Competitive Cyclists prices are much different than those on the Bianchi site. I have not looked at other dealers so I don't know how CC's prices compare.

Ultegra: MSRP - $2999, CC - $4284
Athena: MSRP - $4490, CC - $4130


Obviously there is a big discrepancy in the pricing, I wonder what the explanation is, and if the Ultegra can actually be purchased for $2999?

EDIT: It looks like CC is pricing it as the frame + a group, not an OEM bike from Bianchi.


----------



## smartyiak

*Not only that...*



Uprwstsdr said:


> I think this is a beautiful bike and is high on my list.
> 
> Competitive Cyclists prices are much different than those on the Bianchi site.

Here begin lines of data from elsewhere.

## Add lean fused quantize path with med3 clamp, bitwise relu, and packed absmax fold

When the scale and clamp bounds are well-formed, the fused quantize uses a leaner per-element path: relu is applied bitwise on packed 16-bit values, zero-point handling is dropped, and clamping uses fmed3. The absmax key reduction is rewritten to fold packed 16-bit lanes with elementwise integer max, with explicit NaN handling for the relu case. The cluster round-mode dispatch is also extended from bf16 to all 2-byte types. The goal is fewer VALU instructions per element in a kernel that is expected to be close to memory-bound, at the cost of extra template instantiations and possible subtle differences in NaN and edge-case semantics.

```diff
diff --git a/brevitas_amd/csrc/bvq_fakequant.h b/brevitas_amd/csrc/bvq_fakequant.h
--- a/brevitas_amd/csrc/bvq_fakequant.h
+++ b/brevitas_amd/csrc/bvq_fakequant.h
@@ -93,6 +93,22 @@
   const f2 zero = splat2(0.f);
   return v < zero ? zero : v;
 }
+template <typename T, int VEC>
+__device__ __forceinline__ vec_t<T, VEC> relu_bits(const vec_t<T, VEC>& v) {
+  if constexpr (sizeof(T) == 2) {
+    typedef short i16x2 __attribute__((ext_vector_type(2)));
+    vec_t<uint32_t, VEC / 2> w = __builtin_bit_cast(vec_t<uint32_t, VEC / 2>, v);
+#pragma unroll
+    for (int k = 0; k < VEC / 2; ++k)
+      w.v[k] = __builtin_bit_cast(uint32_t, __builtin_elementwise_max(__builtin_bit_cast(i16x2, w.v[k]), i16x2{0, 0}));
+    return __builtin_bit_cast(vec_t<T, VEC>, w);
+  } else {
+    vec_t<int32_t, VEC> w = __builtin_bit_cast(vec_t<int32_t, VEC>, v);
+#pragma unroll
+    for (int k = 0; k < VEC; ++k) w.v[k] = w.v[k] > 0 ? w.v[k] : 0;
+    return __builtin_bit_cast(vec_t<T, VEC>, w);
+  }
+}
 
 struct DivExact {
   float s;
diff --git a/brevitas_amd/csrc/bvq_fakequant_fwd.hip b/brevitas_amd/csrc/bvq_fakequant_fwd.hip
--- a/brevitas_amd/csrc/bvq_fakequant_fwd.hip
+++ b/brevitas_amd/csrc/bvq_fakequant_fwd.hip
@@ -27,6 +27,14 @@
   q_out = q;
   if (out_int) return q;
   return ZP0 ? q * s : rnd2<CT>(q - z) * s;
+}
+
+template <typename CT, int RM, bool NONNEG, typename Div>
+__device__ __forceinline__ f2 fwd_elem2_lean(f2 xf, const Div& div, float s, float qmin, float qmax, int mode) {
+  f2 t = rnd2<CT>(div(xf));
+  if constexpr (!NONNEG) t = t + 0.f;
+  t = do_round2<CT, RM>(t, mode);
+  return clamp_med3_2(t, qmin, qmax) * s;
 }
 
 template <int VEC>
@@ -299,7 +307,7 @@
     reinterpret_cast<f16_t*>(scale_out)[c] = (f16_t)s;
 }
 
-template <typename T, int RM, bool PRE, typename Div, typename Ok>
+template <typename T, int RM, bool PRE, bool LEAN, typename Div, typename Ok>
 __device__ __forceinline__ void fused_quantize(const vec_t<T, elem<T>::vec> (&xv)[kFusedSlots], const Ok& ok,
                                                T* __restrict__ yp, int lane, const Div& div, float s,
                                                float qmin, float qmax, int mode) {
@@ -309,13 +317,22 @@
   for (int j = 0; j < kFusedSlots; ++j) {
     if (ok[j]) {
       vec_t<T, VEC> yv;
-#pragma unroll
-      for (int k = 0; k < VEC; k += 2) {
-        f2 xf = widen2<T>(xv[j].v[k], xv[j].v[k + 1]);
-        if constexpr (PRE) xf = relu2(xf);
-        f2 q2;
-        const f2 r = fwd_elem2<T, RM, ZP0>(xf, div, s, 0.f, qmin, qmax, false, mode, q2);
-        pack2<T>(r, yv.v[k], yv.v[k + 1]);
+      if constexpr (LEAN) {
+        const vec_t<T, VEC> xr = PRE ? relu_bits<T, VEC>(xv[j]) : xv[j];
+#pragma unroll
+        for (int k = 0; k < VEC; k += 2) {
+          const f2 r = fwd_elem2_lean<T, RM, PRE>(widen2<T>(xr.v[k], xr.v[k + 1]), div, s, qmin, qmax, mode);
+          pack2<T>(r, yv.v[k], yv.v[k + 1]);
+        }
+      } else {
+#pragma unroll
+        for (int k = 0; k < VEC; k += 2) {
+          f2 xf = widen2<T>(xv[j].v[k], xv[j].v[k + 1]);
+          if constexpr (PRE) xf = relu2(xf);
+          f2 q2;
+          const f2 r = fwd_elem2<T, RM, ZP0>(xf, div, s, 0.f, qmin, qmax, false, mode, q2);
+          pack2<T>(r, yv.v[k], yv.v[k + 1]);
+        }
       }
       store_vec<T, VEC, true>(yp + (int64_t)(lane + kWave * j) * VEC, yv);
     }
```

I have not looked at other dealers so I don't know how CC's prices compare.
> 
> Ultegra: MSRP - $2999, CC - $4284
> Athena: MSRP - $4490, CC - $4130
> 
> 
> Obviously there is a big discrepancy in the pricing, I wonder what the explanation is, and if the Ultegra can actually be purchased for $2999?[/QUOTE
> 
> 
> ...if you go to BiKyles website, they have a Veloce build for a couple hundred more than Ultegra. I don't know what Campy's pricing is, but you'd be foolish to spend a bunch more for Veloce than Ultegra.
> 
> -Smarty


----------



## emr82

Well, I suppose Bianchi was listening... I don't see any more "beer belly" downtubes.

http://www.bianchiusa.com/bikes/coast-to-coast/

@ ping771 - where did you get those photographs?


----------



## Cruisinscoot




----------



## joshua morrow

Nice work on the celeste infinito....I assume that is just a trainer tire on the rear, that is why it doesn't match the front.

How is the ride? Give us the scoop!


----------



## Cruisinscoot

You are right. The rear tire on the bike is for the trainer. The "real rear tire" is hanging on the wall in the top picture. So far all my riding has been in on the trainer. I can't report anything other than the fine ergonomics the bike displays. I can't wait to see how well it turns, brakes and accelerates. 

I live in Vermont... it is way too early to go outside with this bike. We need to get past the rains of spring that clean the salts off the road. Besides that, the frost heaves are still out there big time.

Mentally... I am ready to go now. I'll just have to wait.


----------



## StoneRoses

*Bianchi Infinito in Phuket, Thailand*

My Bianchi Infinito, might be the only one on the island.


----------



## Cruisinscoot

Thanks for sharing the pictures.


----------



## jpdigital

*My contribution.*

Here's my Infinito I built up with Campag Centaur (w/ Athena rear derailleur).


----------



## Cruisinscoot

I've been waiting to see these. Looking good.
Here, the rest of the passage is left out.